Comparative analysis of microstructure and creep properties in cast Inconel 625 welds fabricated by gas tungsten and shielded metal arc welding processes

This paper presents a comparative analysis of microstructural and high-temperature mechanical properties of Inconel 625 (IN 625) cast Ni-based superalloy welded using two different processes, i.e. gas tungsten arc welding (GTAW) and shielded metal arc welding (SMAW). For GTAW and SMAW processes, ERNiCrMo-3 and ENiCrMo-3 filler metals were employed, respectively. The base metal exhibited a gamma-matrix with a sparse distribution of the Laves phase, which was attributed to the microsegregation of Nb at the interdendritic region. After GTAW and SMAW, the fusion zone exhibited fine columnar grains resulting from rapid solidification. GTAWed and SMAWed IN 625 (G625 and S625, respectively) displayed the overmatched microhardness traverse. S625 exhibited slightly higher yield and tensile strengths than G625 at temperatures of 25, 650, 700, and 750 degrees C. Tensile fracture occurred at the Laves phase in the base metal, showing similar features in the two welds. However, the creep lives of G625 (8915-17044 h) were significantly longer than those of S625 (894-3125 h) at 700-750 degrees C, exhibiting different rupture behavior. After creep deformation, fracture occurred at the fusion line in G625, whereas in S625, the weld metal was fractured. In the crept weld metal of G625, although the Laves phase was slightly grown at the interdendritic regions, it rarely influenced creep rupture.
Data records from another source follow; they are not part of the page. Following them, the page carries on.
void kx_note_table_size(kxpu_ctx *ctx, uint32_t nkeys, uint32_t blob_used, uint32_t blob_cap) {
    uint32_t ideal = 1u << 16;
    while (ideal < (1u << 28) && ideal / 2 < nkeys + nkeys / 8) ideal <<= 1;
    ctx->cap_hint = ideal;
    ctx->blob_hint = blob_cap > (4u << 20) && blob_used > (2u << 20) ? blob_cap : 0u;
}

int32_t kx_launch_parse(kxpu_ctx *ctx, kxpu_table *t, const uint8_t *d_text, size_t n, unsigned long long base,
                        unsigned long long carry_in, const KxXaHook *xa) {
    using namespace kxparse;
    const uint32_t num_chunks = (uint32_t)((n + CW - 1) / CW);
    kxparse5::Params5 P;
    memset(&P, 0, sizeof P);
    if (xa) { P.xa_on = 1; P.xa_done = xa->done; P.xa = xa->p; }
    if (num_chunks == 0) {
        if (xa) {
            P.tab = t->dev;
            P.task_ctas = 0;
            kxparse5::resolve_chunks_kernel<<<kxparse5::XA_CTAS, kxparse5::RES_WARPS * 32, 0, ctx->stream>>>(P);
            KX_LAUNCHED(ctx);
            KX_CUDA(ctx, cudaGetLastError());
        }
        return KXPU_OK;
    }
    P.text = d_text; P.n = n; P.base = base; P.num_chunks = num_chunks;
    P.tma_limit = n >= (size_t)STG_BYTES ? (uint32_t)((n - STG_BYTES) / CW) + 1u : 0u;
    static int per_sm = 0;
    const size_t smem = sizeof(kxparse5::WarpSmem5) * WARPS;
    if (per_sm == 0) {
        cudaOccupancyMaxActiveBlocksPerMultiprocessor(&per_sm, kxparse5::parse_kernel_v5, NT, smem);
        if (per_sm < 1) per_sm = 1;
    }
    const uint32_t wave_warps = (uint32_t)per_sm * ctx->sm_count * WARPS;
    P.rch = std::min<uint32_t>(std::max<uint32_t>(num_chunks / (wave_warps * 8u), 1u), kxparse5::RCH5_MAX);
    if (ctx->force_rch) P.rch = (uint32_t)ctx->force_rch;
    P.num_ranges = (num_chunks + P.rch - 1) / P.rch;
    P.range_state = t->range_words;
    P.range_carry = t->range_words + P.num_ranges;
    P.lead = (uint32_t *)(t->range_words + 2 * P.num_ranges);
    P.tasks = P.lead + P.num_ranges;
    P.tab = t->dev; P.carry_in = carry_in;
    uint32_t grid = (uint32_t)per_sm * ctx->sm_count;
    const uint32_t need = (P.num_ranges + WARPS - 1) / WARPS;
    if (grid > need) grid = need;
    {
        KxTimer tm(ctx, KXPU_T_PARSE);
        kxparse5::parse_kernel_v5<<<grid, NT, smem, ctx->stream>>>(P);
        KX_LAUNCHED(ctx);
    }
    {
        KxTimer tr(ctx, KXPU_T_RESOLVE);
        kxparse5::resolve_ranges_kernel<<<(P.num_ranges + 255u) / 256u, 256, 0, ctx->stream>>>(P);
        KX_LAUNCHED(ctx);
        const uint32_t rgrid = std::min<uint32_t>(4u * ctx->sm_count, (num_chunks + kxparse5::RES_WARPS - 1) / kxparse5::RES_WARPS);
        P.task_ctas = rgrid;
        kxparse5::resolve_chunks_kernel<<<rgrid + (xa ? kxparse5::XA_CTAS : 0u), kxparse5::RES_WARPS * 32, 0, ctx->stream>>>(P);
        KX_LAUNCHED(ctx);
    }
    KX_CUDA(ctx, cudaGetLastError());
    return KXPU_OK;
}

int32_t kx_launch_trunc(kxpu_ctx *ctx, kxpu_table *t, const uint8_t *d_text, size_t n, unsigned long long base) {
    kxparse::trunc_kernel<<<1, 1024, 0, ctx->stream>>>(d_text, n, base, t->dev.trunc, t->dev.counters);
    KX_LAUNCHED(ctx);
    KX_CUDA(ctx, cudaGetLastError());
    return KXPU_OK;
}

Meanwhile, in the weld metal of S625, the Laves phase was noticeably grown despite the shorter creep time compared to that of G625. Higher contents of Fe and Si in the weld metal of S625 was responsible for the acceleration of the coarsening rate of the Laves phase, causing the short creep lives of S625 by acting as a crack initiation site. Accelerated cracking in the Laves phase can be evidenced by the low density of dislocations resulting from brittle fracture with minimal plastic deformation in the weld metal.